What are the usability goals? As I mentioned at the beginning of this article, the field of interaction design is still unmatured, so you will find many principles or theories that are guru-oriented, by which I mean, some pioneers in the field such as Jokob Nielsen, Ben Schneidermann, Donald Norman etc. have their own theories. Although those theories are quite similar to each other, they are not completely the same. I think I am going to write another blog article talking about HCI principles and theories, where you will find a lot of alternative principles proposed by different gurus. The difference between principles and goals is that principles are more focused on “how”, while goals are more focus on “what”. Today I just want to focus on usability goals.
Jokob Nielsen, a Danish usability consultant, is a big name in usability. He defined five components as goals for usability. I call them the LEMES goals, which are five words with L, E, M, E, S as their initials respectively. These words are kinda abstract, so usually interaction designers use these goals by formulating questions for each term. The good thing of these goals is that all dimensions are measurable.

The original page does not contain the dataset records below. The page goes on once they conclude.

# ... 33 lines not shown
                ("ngroups", C.c_int), ("mg_opacity_model", C.c_int), ("energy_unit", C.c_double), ("rad_boundaries", C.c_double * (MAX_GROUPS + 1)),
                ("mg_kappa_exponent", C.c_double * (MAX_GROUPS + 1)), ("mg_kappa_lower", C.c_double * (MAX_GROUPS + 1)),
                ("mg_kappa_rho_exponent", C.c_double), ("mg_kappa_T_ref", C.c_double), ("mg_kappa_T_exponent", C.c_double),
                ("enable_dust_gas_thermal_coupling_model", C.c_int), ("dust_gas_interaction_coeff", C.c_double), ("thermal_model", C.c_int),
                ("gas_dust_coupling_threshold", C.c_double),
                ("cooling_linear_coeff", C.c_double * MAX_GROUPS), ("cr_heating_rate", C.c_double), ("enable_photoelectric_heating", C.c_int),
                ("pe_heating_E1_derivative", C.c_double)]

    def set_groups(self, boundaries, energy_unit, opacity_model, kappa_exponent, kappa_lower, rho_exponent=0.0, T_ref=0.0, T_exponent=0.0):
        ng = len(boundaries) - 1
        assert 2 <= ng <= MAX_GROUPS and len(kappa_exponent) == len(kappa_lower) == ng + 1
        self.ngroups, self.mg_opacity_model, self.energy_unit = ng, int(opacity_model), float(energy_unit)
        for g in range(ng + 1):
            self.rad_boundaries[g] = float(boundaries[g])
            self.mg_kappa_exponent[g] = float(kappa_exponent[g])
            self.mg_kappa_lower[g] = float(kappa_lower[g])
        self.mg_kappa_rho_exponent, self.mg_kappa_T_ref, self.mg_kappa_T_exponent = float(rho_exponent), float(T_ref), float(T_exponent)
        return self


class CloudyTables(C.Structure):
    _fields_ = [("log_nH", C.c_void_p), ("log_Tgas", C.c_void_p), ("cooling", C.c_void_p), ("heating", C.c_void_p), ("mean_mol_weight", C.c_void_p),
                ("n_nH", C.c_int), ("n_Tgas", C.c_int), ("T_min", C.c_double), ("T_max", C.c_double), ("mmw_min", C.c_double), ("mmw_max", C.c_double)]


class StageArgs(C.Structure):
    _fields_ = [("U_in", C.c_void_p), ("U_old", C.c_void_p), ("U_out", C.c_void_p),
                ("halfFlux", C.c_void_p * 3), ("halfVel", C.c_void_p * 3),
                ("redoFlag", C.c_void_p), ("d_redo_count", C.c_void_p), ("d_error_flag", C.c_void_p), ("d_max_signal", C.c_void_p),
                ("scratch", C.c_void_p), ("scratch_bytes", C.c_int64),
                ("dx", C.c_double * 3), ("dt", C.c_double), ("stage", C.c_int), ("reconstruction_order", C.c_int),
                ("densityFloor", C.c_double), ("tempFloor", C.c_double), ("use_dual_energy", C.c_int), ("K_visc", C.c_double),
                ("store_flux_rk2", C.c_int), ("fluxRk2", C.c_void_p * 3), ("rk2_carry_rhs", C.c_int), ("rhs1", C.c_void_p), ("flux_mask", C.c_void_p), ("fofc_pass", C.c_int),
                ("prim_out", C.c_int), ("prim_in", C.c_int)]


def traits(gamma=1.4, reconstruct_eint=True, ndim=3, mean_molecular_weight=M_U, boltzmann_constant=K_B,
           cs_isothermal=float("nan"), nscalars=0, nmscalars=0, eos_temperature_model=0, eos_alpha=0.0) -> HydroTraits:
    return HydroTraits(gamma, cs_isothermal, mean_molecular_weight, boltzmann_constant, int(reconstruct_eint), nscalars, nmscalars, ndim,
                       int(eos_temperature_model), float(eos_alpha))


class QkError(RuntimeError):
    pass


_lib = None


def lib() -> C.CDLL:
    global _lib
    if _lib is not None:
        return _lib
    if not os.path.exists(LIB_PATH):
        raise QkError(f"{LIB_PATH} is missing: run `python -c 'import __graft_entry__ as g; g.build()'` "
                      "(hipcc --offload-arch=gfx950). The hot path has no CPU fallback.")
    L = C.CDLL(LIB_PATH)
    vp, ci, cd = C.c_void_p, C.c_int, C.c_double
    P = C.POINTER
    L.qk_version.restype = C.c_char_p
    L.qk_last_error.restype = C.c_char_p
    L.qk_last_error.argtypes = [vp]
    L.qk_ctx_create.argtypes = [P(vp), ci]
    L.qk_ctx_destroy.argtypes = [vp]
    L.qk_level_create.argtypes = [vp, P(vp), ci, ci, P(Box)]
    L.qk_level_destroy.argtypes = [vp]
    L.qk_upload_array4_table.argtypes = [vp, ci, P(Array4), P(vp)]
    L.qk_upload_iarray4_table.argtypes = [vp, ci, P(Array4), P(vp)]
    L.qk_profile_enable.argtypes = [vp, ci]
    L.qk_profile_only.argtypes = [vp, C.c_char_p]
    L.qk_clear_bytes.argtypes = [vp, vp, vp, C.c_int64]
    L.qk_profile_reset.argtypes = [vp]
    L.qk_cloudy_tables_read.argtypes = [vp, C.c_char_p, P(CloudyTables)]
    L.qk_cloudy_tables_free.argtypes = [P(CloudyTables)]
    L.qk_cooling_tabulated.argtypes = [vp, vp, P(HydroTraits), vp, P(CloudyTables), cd, cd, vp]
    L.qk_cooling_evaluate.argtypes = [vp, vp, P(CloudyTables), cd, ci, C.c_int64, vp, vp, vp]
    L.qk_profile_num_kernels.argtypes = [vp]
    L.qk_profile_get.argtypes = [vp, ci, P(C.c_char_p), P(C.c_long), P(cd)]
    T = P(HydroTraits)
    L.qk_ReconstructStatesConstant.argtypes = [vp, vp, ci, vp, vp, vp, ci, ci]
    L.qk_ReconstructStatesPLM.argtypes = [vp, vp, ci, ci, vp, vp, vp, ci, ci]
    L.qk_ReconstructStatesPPM.argtypes = [vp, vp, ci, vp, vp, vp, ci, ci, ci, ci]
    L.qk_hydro_ConservedToPrimitive.argtypes = [vp, vp, T, vp, vp, ci]
    L.qk_hydro_ComputeFlatteningCoefficients.argtypes = [vp, vp, T, ci, vp, vp, ci]
    L.qk_hydro_FlattenShocks.argtypes = [vp, vp, T, ci, vp, vp, vp, vp, vp, vp, ci, ci]
    L.qk_hydro_ComputeFluxes.argtypes = [vp, vp, T, ci, ci, vp, vp, vp, vp, vp, cd]
    L.qk_hydro_ComputeRhsFromFluxes.argtypes = [vp, vp, T, vp, P(vp), P(cd), ci]
    L.qk_hydro_AddInternalEnergyPdV.argtypes = [vp, vp, T, vp, vp, P(cd), P(vp), vp]
    L.qk_hydro_PredictStep.argtypes = [vp, vp, T, vp, vp, vp, cd, ci, vp, vp]
    L.qk_hydro_EnforceLimits.argtypes = [vp, vp, T, cd, cd, vp]
    L.qk_hydro_SyncDualEnergy.argtypes = [vp, vp, T, vp, vp]
    L.qk_hydro_ComputeMaxSignalSpeed.argtypes = [vp, vp, T, vp, vp]
    L.qk_hydro_maxSignalSpeedLocal.argtypes = [vp, vp, T, ci, vp, vp]
    L.qk_replaceFluxes.argtypes = [vp, vp, ci, vp, vp, vp, ci]
    L.qk_Saxpy.argtypes = [vp, vp, ci, vp, cd, vp, ci]
    R = P(RadTraits)
    L.qk_rad_ConservedToPrimitive.argtypes = [vp, vp, R, vp, vp, ci]
    L.qk_rad_ComputeFluxes.argtypes = [vp, vp, R, ci, vp, vp, vp, vp, vp]
    L.qk_rad_computeRadiationFluxes.argtypes = [vp, vp, R, ci, ci, vp, P(vp), P(vp)]
    L.qk_rad_ComputeWavespeedCorrection.argtypes = [vp, vp, R, T, ci, vp, P(cd), P(vp)]
    L.qk_rad_PredictStep.argtypes = [vp, vp, R, ci, vp, vp, P(vp), cd, P(cd)]
    L.qk_rad_AddFluxesRK2.argtypes = [vp, vp, R, ci, vp, vp, vp, P(vp), P(vp), cd, P(cd)]
    L.qk_hydro_FixupState.argtypes = [vp, vp, T, cd, cd, ci, vp, vp, vp]
    L.qk_rad_stage_fused.argtypes = [vp, vp, R, ci, ci, vp, vp, vp, vp, P(vp), cd, P(cd), P(vp)]
    L.qk_rad_AddSourceTermsSingleGroup.argtypes = [vp, vp, R, T, vp, vp, cd, ci, vp, vp]
    L.qk_rad_AddSourceTermsSingleGroupMirror.argtypes = [vp, vp, R, T, vp, vp, cd, ci, vp, vp, vp]
    L.qk_rad_AddSourceTermsMultiGroup.argtypes = [vp, vp, R, T, vp, vp, cd, ci, vp, vp]
    L.qk_rad_mg_planck_fractions.argtypes = [vp, R, cd, ci, P(cd), P(cd), P(cd)]
    if hasattr(L, "qk_hydro_stage_fused"):
        L.qk_hydro_stage_scratch_bytes.argtypes = [vp, T]
        L.qk_hydro_stage_scratch_bytes.restype = C.c_int64
# ... 50 lines not shown
        L.qk_PreInterpState.argtypes = [vp, vp, vp]
        L.qk_PostInterpState.argtypes = [vp, vp, vp]
        L.qk_fluxreg_create_crse_part.argtypes = [vp, vp, P(Geometry), ci * 3, ci, P(vp)]
        L.qk_pcopy_plan_create.argtypes = [vp, P(Geometry), ci, P(Box), P(ci), ci, ci, ci, P(Box), P(ci), ci, vp, ci, ci, P(vp)]
        L.qk_pcopy_plan_destroy.argtypes = [vp]
        L.qk_pcopy_plan_num_peers.argtypes = [vp]
        L.qk_pcopy_plan_peer.argtypes = [vp, ci, P(ci), P(C.c_int64), P(C.c_int64)]
        L.qk_pcopy_plan_num_items.argtypes = [vp, ci, ci]
        L.qk_pcopy_plan_item.argtypes = [vp, ci, ci, ci, P(ci), P(ci), ci * 3, ci * 3, ci * 3, P(C.c_int64)]
        L.qk_ParallelCopy_local.argtypes = [vp, vp, vp, vp, ci, ci, ci]
        L.qk_ParallelCopy_pack.argtypes = [vp, vp, ci, vp, ci, vp]
        L.qk_ParallelCopy_unpack.argtypes = [vp, vp, ci, vp, ci, vp, ci]
    L.qk_tracer_plan_create.argtypes = [vp, P(vp), P(Geometry), cd * 3, cd * 3, cd * 3]
    L.qk_tracer_plan_destroy.argtypes = [vp]
    L.qk_tracer_plan_lattice.argtypes = [vp, ci * 3, P(C.c_int64)]
    L.qk_tracer_InitOnePerCell.argtypes = [vp, vp, cd * 3, vp * 3, vp * 3, vp, vp, C.c_int64, ci]
    L.qk_tracer_AdvectWithUmac.argtypes = [vp, vp, vp * 3, cd, C.c_int64, vp * 3, vp * 3]
    L.qk_tracer_Redistribute.argtypes = [vp, vp, C.c_int64, vp * 3, vp]
    _lib = L
    return L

1. Learnability (measured by time to learn)
e.g. How easy is it to learn how to use the product?
2. Efficiency (measured by time/speed to complete the task)

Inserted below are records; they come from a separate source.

@@ -303,8 +305,12 @@
             for (int pr = 0; pr < S::NPREC; ++pr) {
               uint8_t *sa = st + pr * (S::A_BYTES + S::B_BYTES);
               const CUtensorMap *am = pr ? &p.a_lo_map[view] : &p.a_map[view];
-              ptx::tma_load_3d_raw(sa, am, &full_bar[s], cc * 64, ow0 + dc, g0 + dr);
-              if (EPI == 0) ptx::tma_load_3d_raw(sa + S::A_BYTES / 2, am, &full_bar[s], cc * 64, ow0 + dc, g0 + dr + (p.BH >> 1));
+              if (EPI == 0) {
+                for (int q = 0; q < 2 * MSUB; ++q)
+                  ptx::tma_load_3d_raw(sa + q * 8192, am, &full_bar[s], cc * 64, ow0 + dc, g0 + dr + q * (p.BH >> 1));
+              } else {
+                ptx::tma_load_3d_raw(sa, am, &full_bar[s], cc * 64, ow0 + dc, g0 + dr);
+              }
               ptx::tma_load_2d_raw(sa + S::A_BYTES, pr ? &p.b_lo_map : &p.b_map, &full_bar[s], kb * 64, n0);
             }
           }
@@ -324,86 +330,101 @@
     const int lane = t & 31;
     const uint32_t st_addr = ptx::smem_u32(my_stg) + (uint32_t)((16 * (t >> 5) + 8 * ((lane >> 3) & 1) + (lane & 7)) * 128);
     const uint32_t st_sw = (uint32_t)(((lane >> 4) & 1) ^ (lane & 7));
-    float acc[BLOCK_N / 2];
+    float acc[MSUB][BLOCK_N / 2];
+    constexpr int kEpiRound1Kb = 4;
+    uint32_t pk[MSUB][BLOCK_N / 4];
+    int e_n0 = 0, e_ow0 = 0, e_g0 = 0;
+    auto epi_round = [&](const int rd) {
+      const int m = rd / S::SUB_ROUNDS, c = rd - m * S::SUB_ROUNDS;
+      const int gs = e_g0 + m * (p.BH >> 1), n_img = gs / p.Hq, oh = gs - n_img * p.Hq;
+      if (arriver) ptx::bulk_wait_read0();
+      ptx::named_bar_sync(1 + half, 128);
+#pragma unroll
+      for (int i = 0; i < S::STG_GROUPS * 4; ++i) {
+        const int j = c * S::STG_GROUPS * 8 + 2 * i;
+        const uint32_t h[4] = {pk[m][2 * j], pk[m][2 * j + 1], pk[m][2 * j + 2], pk[m][2 * j + 3]};
+        ptx::stmatrix_x4(st_addr + (uint32_t)((i >> 2) * 8192) + (((uint32_t)(2 * (i & 3)) ^ st_sw) << 4), h);
+      }
+      ptx::fence_proxy_async();
+      ptx::named_bar_sync(1 + half, 128);
+      if (arriver && n_img < p.Bn && oh < p.Ho) {
+        for (int q = 0; q < S::STG_GROUPS; ++q)
+          ptx::tma_store_4d(&p.out_map[0], my_stg + q * 8192, e_n0 + (c * S::STG_GROUPS + q) * 64, e_ow0, oh, n_img);
+        ptx::bulk_commit();
+      }
+      if (c == S::SUB_ROUNDS - 1 && n_img + 1 < p.Bn && oh + (p.BH >> 1) > p.Hq) {
+#pragma unroll
+        for (int rr = 0; rr < 2; ++rr) {
+          const int lr = frag_row(t) + rr * 8, bh = lr / p.BW;
+          const int oh1 = oh + bh - p.Hq, ow = e_ow0 + lr - bh * p.BW;
+          if (lr < p.BW * (p.BH >> 1) && oh1 >= 0 && oh1 < p.Ho) {
+            const long long off =
+                (((long long)(n_img + 1) * p.out_Hp + oh1 + p.out_py) * p.out_Wp + ow + p.out_px) * p.Cout + e_n0 + q2;
+#pragma unroll
+            for (int j = 0; j < BLOCK_N / 8; ++j) *reinterpret_cast<uint32_t *>(p.out_hi + off + 8 * j) = pk[m][2 * j + rr];
+          }
+        }
+      }
+    };
     int s = 0;
     uint32_t ph = 0;
     for (int tile = blockIdx.x; tile < total_tiles; tile += gridDim.x) {
+      const bool deferred = S::TMA_EPI && tile != blockIdx.x;
       int prev = -1;
       for (int kb = 0; kb < p.kblocks; ++kb) {
         ptx::mbar_wait(&full_bar[s], ph);
-        const uint32_t a_hi = base + s * S::STAGE_BYTES + half * 8192;
+        const uint32_t a_hi = base + s * S::STAGE_BYTES + MSUB * half * 8192;
         const uint32_t b_hi = base + s * S::STAGE_BYTES + S::A_BYTES;
         const uint64_t da0 = ptx::gmma_desc(a_hi, 16, SBO, ptx::kSW128), db0 = ptx::gmma_desc(b_hi, 16, SBO, ptx::kSW128);
         const uint64_t dal0 = da0 + ((S::A_BYTES + S::B_BYTES) >> 4), dbl0 = db0 + ((S::A_BYTES + S::B_BYTES) >> 4);
-        wg::fence_acc(acc);
+#pragma unroll
+        for (int m = 0; m < MSUB; ++m) wg::fence_acc(acc[m]);
         wg::fence();
 #pragma unroll
         for (int k = 0; k < 4; ++k) {
           const uint64_t da = da0 + (uint64_t)(2 * k), db = db0 + (uint64_t)(2 * k);
-          wg::mma<BLOCK_N, F16, 0, 0>(acc, da, db, (kb > 0 || k > 0) ? 1u : 0u);
+#pragma unroll
+          for (int m = 0; m < MSUB; ++m)
+            wg::mma<BLOCK_N, F16, 0, 0>(acc[m], da + (uint64_t)(m * (8192 >> 4)), db, (kb > 0 || k > 0) ? 1u : 0u);
           if (SPLIT3) {
-            wg::mma<BLOCK_N, false, 0, 0>(acc, dal0 + (uint64_t)(2 * k), db, 1u);
-            wg::mma<BLOCK_N, false, 0, 0>(acc, da, dbl0 + (uint64_t)(2 * k), 1u);
+            wg::mma<BLOCK_N, false, 0, 0>(acc[0], dal0 + (uint64_t)(2 * k), db, 1u);
+            wg::mma<BLOCK_N, false, 0, 0>(acc[0], da, dbl0 + (uint64_t)(2 * k), 1u);
           }
         }
         wg::commit();
+        if (deferred) {
+          if (kb == 0) epi_round(0);
+          if constexpr (S::STG_ROUNDS > 1)
+            if (kb == min(kEpiRound1Kb, p.kblocks - 1)) epi_round(1);
+        }
         wg::wait<1>();
-        wg::fence_acc(acc);
+#pragma unroll
+        for (int m = 0; m < MSUB; ++m) wg::fence_acc(acc[m]);
         if (prev >= 0 && arriver) ptx::mbar_arrive(&empty_bar[prev]);
         prev = s;
         if (++s == STAGES) { s = 0; ph ^= 1u; }
       }
       wg::wait<0>();
-      wg::fence_acc(acc);
+#pragma unroll
+      for (int m = 0; m < MSUB; ++m) wg::fence_acc(acc[m]);
       if (prev >= 0 && arriver) ptx::mbar_arrive(&empty_bar[prev]);
 
       const int nt = tile % n_tiles, mt = tile / n_tiles;
       const int col_tile = mt % p.n_col_tiles, row_tile = mt / p.n_col_tiles;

e.g. How efficiently can the users perform their tasks or get things done correctly?
3. Memorability (measured by retention rate)
e.g. Once you learn how to use a product, how easy is it to remember the workflow after not using it for a long while?
4.Errors (measured by error rates)
e.g. How effective can your product prevent users from errors? For example, sometimes a door is designed in a way that it automatically locks when you close it. This is designed with this goal in mind. Of course you can argue that it may cause problems if you happen to forget your keys inside the room. So it actually prevents one error (forget to lock the door), but increase the chance of another error (forget the key at home). Another example is a water boiler, usually such a boiler can be switched off automatically when the water is boiled, this is to prevent you from forgetting to do so.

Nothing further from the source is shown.